We’re living in a data-driven world but as businesses around the world are learning, the impact of data-driven decisions relies on data quality. Poor data quality can cause expensive mistakes, put the company at risk of fines and damage the brand’s reputation.
A Harvard Business Review study found that only 3% of business leaders considered the data their department was working with to meet acceptable quality standards. The need to work on understanding and improving data quality is evident. There are many myths and misconceptions associated with this. Let’s debunk a few.
Myth #1: Quantity is the first priority
It’s easy to assume that the more data you hold, the more informed you can be. However, simply collecting data indiscriminately without heeding the quality of data being collected makes the exercise worthless and worse, puts the business at risk of bad decisions.
A smaller but verified database is more valuable than a large, unverified database. Simply holding on to unverified data not only impacts decision-making but can also increase complexity and cause compliance issues with data privacy regulations.

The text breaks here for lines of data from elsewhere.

constexpr int AUX_SC1 = 16;
struct UnitsK {
    const double* A; long long lda;
    const double* s;
    double* C; long long ldc;
    double* C2;
    int KT, kc, cpt;
    int nbig, ks;
    int ntiles;
    const int2* tile_list;
    const int2* unit_list;
    int nunits, upc;
    int diag_pad_from;
    double* slabs;
    unsigned int* tile_cnt;
    unsigned int* grp_cnt;
    int grp_w;
    BatchK bk;
    long long astride;
};
template <bool GRP>
__global__ __launch_bounds__(512) __attribute__((amdgpu_waves_per_eu(4, 4))) void gemm_nt_units_kernel(const UnitsK p0) {
    if (batch_done(p0.bk)) return;
    UnitsK p = p0;
    p.A = (const double*)((const char*)p0.A + batch_lp(p0.bk) * p0.astride);
    p.s = batch_ptr(p0.s, p0.bk); p.C = batch_ptr(p0.C, p0.bk); p.C2 = batch_ptr(p0.C2, p0.bk);
    p.slabs = batch_ptr(p0.slabs, p0.bk); p.tile_cnt = batch_ptr(p0.tile_cnt, p0.bk); p.grp_cnt = batch_ptr(p0.grp_cnt, p0.bk);
    __shared__ __attribute__((aligned(16))) double ldsA[2][TILE][LDS_STRIDE];
    __shared__ __attribute__((aligned(16))) double ldsB[2][TILE][LDS_STRIDE];
    __shared__ unsigned int s_old;
    const int tid = threadIdx.x, lane = tid & 63, wave = __builtin_amdgcn_readfirstlane(tid >> 6);
    int wr, wc;
    wave_part(wave, wr, wc);
    const int fr = lane & 15, fq = lane >> 4;
    const int srow = tid >> 3, scol = (tid & 7) * 2;
    const int b = p.bk.xcd_major ? (int)blockIdx.y : (int)blockIdx.x;
    const int2 un = p.unit_list[b];
    const int tile = un.x, q0 = un.y;
    if (tile < 0) return;
    const int q1 = q0 + p.upc < p.cpt ? q0 + p.upc : p.cpt;
    const int2 tc = p.tile_list[tile];
    const int ti = tc.x, tj = tc.y;
    const int KT = p.KT;
    const unsigned rowA = (unsigned)(p.lda * (long long)sizeof(double));
    const unsigned offP = (unsigned)srow * rowA + (unsigned)(scol * sizeof(double));
    const unsigned offS = (unsigned)(scol * sizeof(double));
    const unsigned p64 = 64u * rowA;
    const __amdgpu_buffer_rsrc_t Pr = make_rsrc(p.A + (long long)(ti * TILE) * p.lda, (unsigned)TILE * rowA);
    const __amdgpu_buffer_rsrc_t Qr = make_rsrc(p.A + (long long)(tj * TILE) * p.lda, (unsigned)TILE * rowA);
    const __amdgpu_buffer_rsrc_t Sr = make_rsrc(p.s, (unsigned)KT * (unsigned)(BK * sizeof(double)));
    constexpr unsigned SLAB_BYTES = (unsigned)(TILE * TILE * sizeof(double));
    const __amdgpu_buffer_rsrc_t Wr = make_rsrc(p.slabs + (long long)tile * p.cpt * (TILE * TILE), (unsigned)p.cpt * SLAB_BYTES);
    d4 acc[4][2];
    acc_clear(acc);
    auto chunk_begin = [&](int q) { const int b0 = q <= p.nbig ? q * p.kc : p.nbig * p.kc + (q - p.nbig) * p.ks; return b0 < KT ? b0 : KT; };
    const int kb = chunk_begin(q0), ke = chunk_begin(q1);
    const int dpat = ti == tj ? diag_pattern(wr, wc) : 0;
    if (p.cpt == 1) {
        diag_dispatch(dpat, [&]<int PAT>() {
            tile_pass_w8<PAT>(ldsA, ldsB, Pr, p64, Qr, p64, Sr, offP, offP, offS, 0, KT, acc, srow, scol, wr, wc, fr, fq, 0,
                                    [&](bool, bool) {}, [](bool, unsigned&, unsigned&) {});
        });
        const unsigned rowC = (unsigned)(p.ldc * (long long)sizeof(double));
        const unsigned offC = (unsigned)(wr * 64 + fq) * rowC + (unsigned)((wc * 32 + fr) * sizeof(double));
        const __amdgpu_buffer_rsrc_t cr = make_rsrc(p.C + (long long)(ti * TILE) * p.ldc + tj * TILE, (unsigned)TILE * rowC);
        const __amdgpu_buffer_rsrc_t cr2 = make_rsrc((p.C2 ? p.C2 : p.C) + (long long)(ti * TILE) * p.ldc + tj * TILE, (unsigned)TILE * rowC);
        const bool pad = p.diag_pad_from >= 0 && ti == tj;
        const int row0 = ti * TILE + wr * 64 + fq, dd = wc * 32 - wr * 64;
#pragma unroll
        for (int mi = 0; mi < 4; ++mi)
#pragma unroll
            for (int r = 0; r < 4; ++r)
#pragma unroll
                for (int nj = 0; nj < 2; ++nj) {
                    double v = acc[mi][nj][r];
                    if (pad && (mi - nj) * 16 + fq + 4 * r - fr == dd && row0 + mi * 16 + 4 * r >= p.diag_pad_from) v = 1.0;
                    const unsigned so = (unsigned)(mi * 16 + 4 * r) * rowC + nj * 128;
                    buf_store_d_aux<GRP ? AUX_SC1 : 0>(cr, offC, so, v);
                    if (p.C2) buf_store_d_aux<0>(cr2, offC, so, v);
                }
    } else {
        int q = q0;
        const unsigned offW = (unsigned)(((wr * 64 + fq) * TILE + wc * 32 + fr) * sizeof(double));
        diag_dispatch(dpat, [&]<int PAT>() {
        tile_pass_w8<PAT>(ldsA, ldsB, Pr, p64, Qr, p64, Sr, offP, offP, offS, kb, ke, acc, srow, scol, wr, wc, fr, fq, p.kc,
                           [&](bool, bool) {
                               const unsigned sb = (unsigned)q * SLAB_BYTES;
#pragma unroll
                               for (int mi = 0; mi < 4; ++mi)
#pragma unroll
                                   for (int r = 0; r < 4; ++r)
#pragma unroll
                                       for (int nj = 0; nj < 2; ++nj)
                                           buf_store_d_aux<AUX_SC1>(Wr, offW, sb + (unsigned)(((mi * 16 + 4 * r) * TILE + nj * 16) * sizeof(double)),
                                                                    acc[mi][nj][r]);
                               ++q;
                           },
                           [](bool, unsigned&, unsigned&) {});
        });
        asm volatile("s_waitcnt vmcnt(0)" ::: "memory");
        __syncthreads();
        if (tid == 0) s_old = __hip_atomic_fetch_add(p.tile_cnt + tile, (unsigned)(q1 - q0), __ATOMIC_RELAXED, __HIP_MEMORY_SCOPE_AGENT);
        __syncthreads();
        if ((int)s_old + (q1 - q0) != p.cpt) return;
        if (tid == 0) {
            __builtin_amdgcn_fence(__ATOMIC_ACQUIRE, "agent");
            asm volatile("s_waitcnt vmcnt(0)" ::: "memory");
            if (!GRP) __hip_atomic_store(p.tile_cnt + tile, 0u, __ATOMIC_RELAXED, __HIP_MEMORY_SCOPE_AGENT);
        }
        __syncthreads();
        const unsigned rowC = (unsigned)(p.ldc * (long long)sizeof(double));
        const __amdgpu_buffer_rsrc_t cr = make_rsrc(p.C + (long long)(ti * TILE) * p.ldc + tj * TILE, (unsigned)TILE * rowC);
        const __amdgpu_buffer_rsrc_t cr2 = make_rsrc((p.C2 ? p.C2 : p.C) + (long long)(ti * TILE) * p.ldc + tj * TILE, (unsigned)TILE * rowC);
        const unsigned voff = (unsigned)tid * 16u;
        const int cpt = p.cpt;
        for (int i = 0; i < 16; i += 2) {
            d2 sum[2];
#pragma unroll
            for (int a = 0; a < 2; ++a)
                sum[a] = buf_load_d2_aux<AUX_SC1>(Wr, voff, (unsigned)(i + a) * 8192u);
            for (int qb = 1; qb < cpt; qb += 4) {
                d2 v[2][4];
#pragma unroll
                for (int j = 0; j < 4; ++j)
#pragma unroll
                    for (int a = 0; a < 2; ++a)
                        if (qb + j < cpt)
                            v[a][j] = buf_load_d2_aux<AUX_SC1>(Wr, voff, (unsigned)(qb + j) * SLAB_BYTES + (unsigned)(i + a) * 8192u);
#pragma unroll
                for (int j = 0; j < 4; ++j)
#pragma unroll
                    for (int a = 0; a < 2; ++a)
                        if (qb + j < cpt) sum[a] += v[a][j];
            }
#pragma unroll
            for (int a = 0; a < 2; ++a) {
                const int e = tid * 2 + (i + a) * 1024;
                const int r = e >> 7, c = e & 127;
                const int row = ti * TILE + r, col = tj * TILE + c;
                d2 v = sum[a];
                if (p.diag_pad_from >= 0 && ti == tj) {
                    if (row == col && row >= p.diag_pad_from) v[0] = 1.0;
                    if (row == col + 1 && row >= p.diag_pad_from) v[1] = 1.0;
                }
                const unsigned co = (unsigned)r * rowC + (unsigned)(c * sizeof(double));
                buf_store_d2_aux<GRP ? AUX_SC1 : 0>(cr, co, 0u, v);
                if (p.C2) buf_store_d2_aux<0>(cr2, co, 0u, v);
            }
        }
    }
    if (GRP) {
        asm volatile("s_waitcnt vmcnt(0)" ::: "memory");
        __syncthreads();
        if (tid == 0) (void)__hip_atomic_fetch_add(p.grp_cnt + tj / p.grp_w, 1u, __ATOMIC_RELAXED, __HIP_MEMORY_SCOPE_AGENT);
    }
}

__global__ __launch_bounds__(64) void wait_count_kernel(const unsigned int* cnt, unsigned int target, const int* done,
                                                        unsigned int* timeout) {
    if (threadIdx.x != 0) return;
    if (done && __hip_atomic_load(done, __ATOMIC_RELAXED, __HIP_MEMORY_SCOPE_AGENT) != 0) return;
    for (unsigned int spins = 0; spins < (1u << 21); ++spins) {
        if (__hip_atomic_load(cnt, __ATOMIC_RELAXED, __HIP_MEMORY_SCOPE_AGENT) >= target) return;
        __builtin_amdgcn_s_sleep(16);
    }
    __hip_atomic_store(timeout, 1u, __ATOMIC_RELAXED, __HIP_MEMORY_SCOPE_AGENT);
}

static int canonical_chunk(int KT) { return KT <= 64 ? 8 : (KT <= 256 ? 16 : 64); }
static int round2_unit(int KT) {
    const int kc = canonical_chunk(KT);
    return KT <= 256 ? kc : (kc < 16 ? kc : 16);
}
static int round2_cpt(int KT) {
    if (KT <= canonical_chunk(KT)) return 1;
    const int u = round2_unit(KT);
    return (KT + u - 1) / u;
}
static int round2_nwg(int ntiles, int KT, int num_cu) {
    const int cpt = round2_cpt(KT);
    const long long units = (long long)ntiles * cpt;
    long long nwg = 2LL * num_cu;
    if (nwg > units) nwg = units;
    if (nwg < 1) nwg = 1;
    return (int)nwg;
}
static size_t round2_slabs(int ntiles, int KT, int nwg) {
    const int cpt = round2_cpt(KT);
    const int nrem = ntiles - (ntiles / nwg) * nwg;
    return cpt > 1 ? (size_t)nrem * cpt : 0;
}

static int units_chunking(int K, int* kc_out, int* nbig_out, int* ks_out) {
    const int KT = K / BK, kc = canonical_chunk(KT);
    int nbig, ks, cpt;
    if (KT <= kc) { nbig = 1; ks = kc; cpt = 1; }
    else if (KT <= 256 || kc < 32) { ks = kc; cpt = (KT + kc - 1) / kc; nbig = cpt; }
    else {
        nbig = KT / kc - 1;
        ks = kc / 4;
        cpt = nbig + (KT - nbig * kc + ks - 1) / ks;
    }
    *kc_out = kc; *nbig_out = nbig; *ks_out = ks;
    return cpt;
}
constexpr int UNITS_MAX_CPT = 256;

AdatPlan plan_adat(int mp, int npa, int count, int num_cu, int world, int units_env) {
    AdatPlan a;
    const int nt = mp / TILE;
    a.ntiles = nt * (nt + 1) / 2;
    if (count == 1) a.nwg = round2_nwg(a.ntiles, npa / BK, num_cu);
    else if ((long long)count * a.ntiles >= 2LL * num_cu) {
        a.nwg = 2 * num_cu / count;
        if (a.nwg < 1) a.nwg = 1;
        if (a.nwg > a.ntiles) a.nwg = a.ntiles;
    } else {
        a.nwg = round2_nwg(a.ntiles, npa / BK, num_cu / count);
        if (a.nwg < a.ntiles) a.nwg = a.ntiles;
    }
    a.slabs = round2_slabs(a.ntiles, npa / BK, a.nwg);
    int kc, nbig, ks;
    a.cpt = units_chunking(npa, &kc, &nbig, &ks);
    const bool units_fit = a.cpt <= UNITS_MAX_CPT;
    a.units = units_env != 0 && units_fit && (size_t)a.ntiles * a.cpt * TILE * TILE * sizeof(double) <= ((size_t)4 << 30) &&
               (count > 1 || units_env == 2 || a.cpt == 1 || a.ntiles <= 16 || a.ntiles * a.cpt >= 256);
    if (count == 1 && world > 1 && units_env != 0 && units_fit && nt <= 64 * POTRF_OUTER &&
        (size_t)a.ntiles * a.cpt * TILE * TILE * sizeof(double) <= ((size_t)32 << 30)) a.units = true;
    a.grouped = count == 1 && world > 1 && a.units && nt >= 1 && nt <= 64 * POTRF_OUTER;
    a.upc = count == 1 ? 1 : (a.cpt < 2 ? a.cpt : 2);
    if (a.cpt != nbig) a.upc = 1;
    if (a.units && a.slabs < (size_t)a.ntiles * a.cpt) a.slabs = (size_t)a.ntiles * a.cpt;
    return a;
}

void adat_take(AdatRes& r, const AdatPlan& plan, Arena& ar) {
    r.claim = ar.take<unsigned int>(1);
    r.counter_bytes = (size_t)round_up(((size_t)plan.ntiles + 64) * sizeof(unsigned int), 16);
    r.counters = (unsigned int*)ar.take<uint4>(r.counter_bytes / 16);
    r.group_words = r.counters + plan.ntiles;
    r.wait_timeout = ar.take<unsigned int>(4);
    r.slabs = ar.take<double>(plan.slabs * TILE * TILE);
}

Myth #2: The IT department is solely responsible for data quality
When incorrect, incomplete or duplicate data is found, the blame is more than not directed instantly towards the IT department. IT does play an important role in implementing tools to improve data quality but this does not make data quality a solely IT responsibility.
Maintaining a sustainable high-quality database is a responsibility that must be shared by data owners, users and the IT department. Businesses must establish clear roles and responsibilities for everyone who interacts with or uses data to run effective data quality management systems.
Myth #3: Onboarding verification is sufficient to improve data quality
Managing a database to ensure it meets high-quality standards cannot be seen as a one-time exercise. Checking data before it enters the database is critical and keeps bad data out. However, even data that was once good can decay with time and thus lower the overall database quality. For example, email addresses change at the rate of 31% annually.
Similarly, people change home addresses and phone numbers while city administration may rename streets. Data decay can also be triggered by data migration, human error and system changes. Thus, maintaining high quality standards requires continuous monitoring and regular assessments.
Myth #4: Perfection is essential
While aiming for perfection is good, in reality, 100% quality data is not required for analytics. Insisting on perfection can hold a company back. When required for analytics or decision making, data is often viewed from hypothetical standpoints.
Questions often take a ‘what if’ format. However, data is always a reference to historical events. This doesn’t mean that it cannot be used to draw inferences for decision making. Businesses must set independent standards of accuracy and completeness that are acceptable to them. Any data that meets these standards may be used for decision making.
Myth #5: Improving data quality is too expensive
Many businesses cite high costs and the time factor as reasons for being unable to maintain high-quality data. Working on data quality does take time and money but this should be looked at as an investment rather than an expense.
Working with unverified data firstly increases the risk of making bad decisions. Advertisements targeting the wrong customers, mismanaged inventory, opening stores in the wrong locations, etc. can have a significant impact on business profits. There’s also the cost of storing bad data to be considered. Worse, bad data influences other data in the database and the magnitude of this problem can quickly snowball.
Cutting corners to save money is never recommended when it comes to data quality. That said, there are many practices such as data validation, data profiling, etc. that can be incorporated within modest budgets.
Myth #6: All you need are the right tools
Technology can help clean data and improve the overall quality of a database. That said, these tools alone cannot guarantee success. As with a hammer, tools for data quality are only as useful as the skills of the people using them. To maintain high quality levels, businesses must create data governance teams and policies based on the organization’s requirements and data quality dimension relevance.
User roles and responsibilities must be thoughtfully assigned to minimize the risk of human error and maximize the potential of the data verification and cleaning tools being used.
Myth #7: It’s all about addressing data
Verifying data, cleaning it up, standardizing formats and other forms of data cleaning are important steps towards improving data quality. However, limiting the effort to these steps may not be sufficient. Businesses wanting to maintain high data quality standards must move from a reactive approach to a proactive one. This means going beyond addressing data to looking into data collection and generation processes.
The root cause of data quality issues must be identified and addressed. This may imply looking at a different source for data collection, data profiling according to business logic as well as data creation and consumption, clear data ownership policies, regular data quality audits and so on.
In conclusion
Above all, one of the most dangerous myths regarding data quality is the assumption that all data contained in an organization’s database is good. To build a data-driven culture, organizations must recognize the context and relativity of data quality dimensions.
To meet high data quality standards, you must pay attention to aspects such as accuracy, timeliness, completeness, formats, consistency and relevancy. It is important to remember that good standards in one dimension may not be reflected in others. For example, simply because data is accurate does not mean it is formatted correctly.
Gaining a better understanding of data quality and debunking myths is critical for businesses wanting to leverage the full potential of their data assets. Data quality must always be addressed proactively as early as possible. With the right data governance policy and data quality tools, businesses can leverage trustworthy data to gain a competitive edge.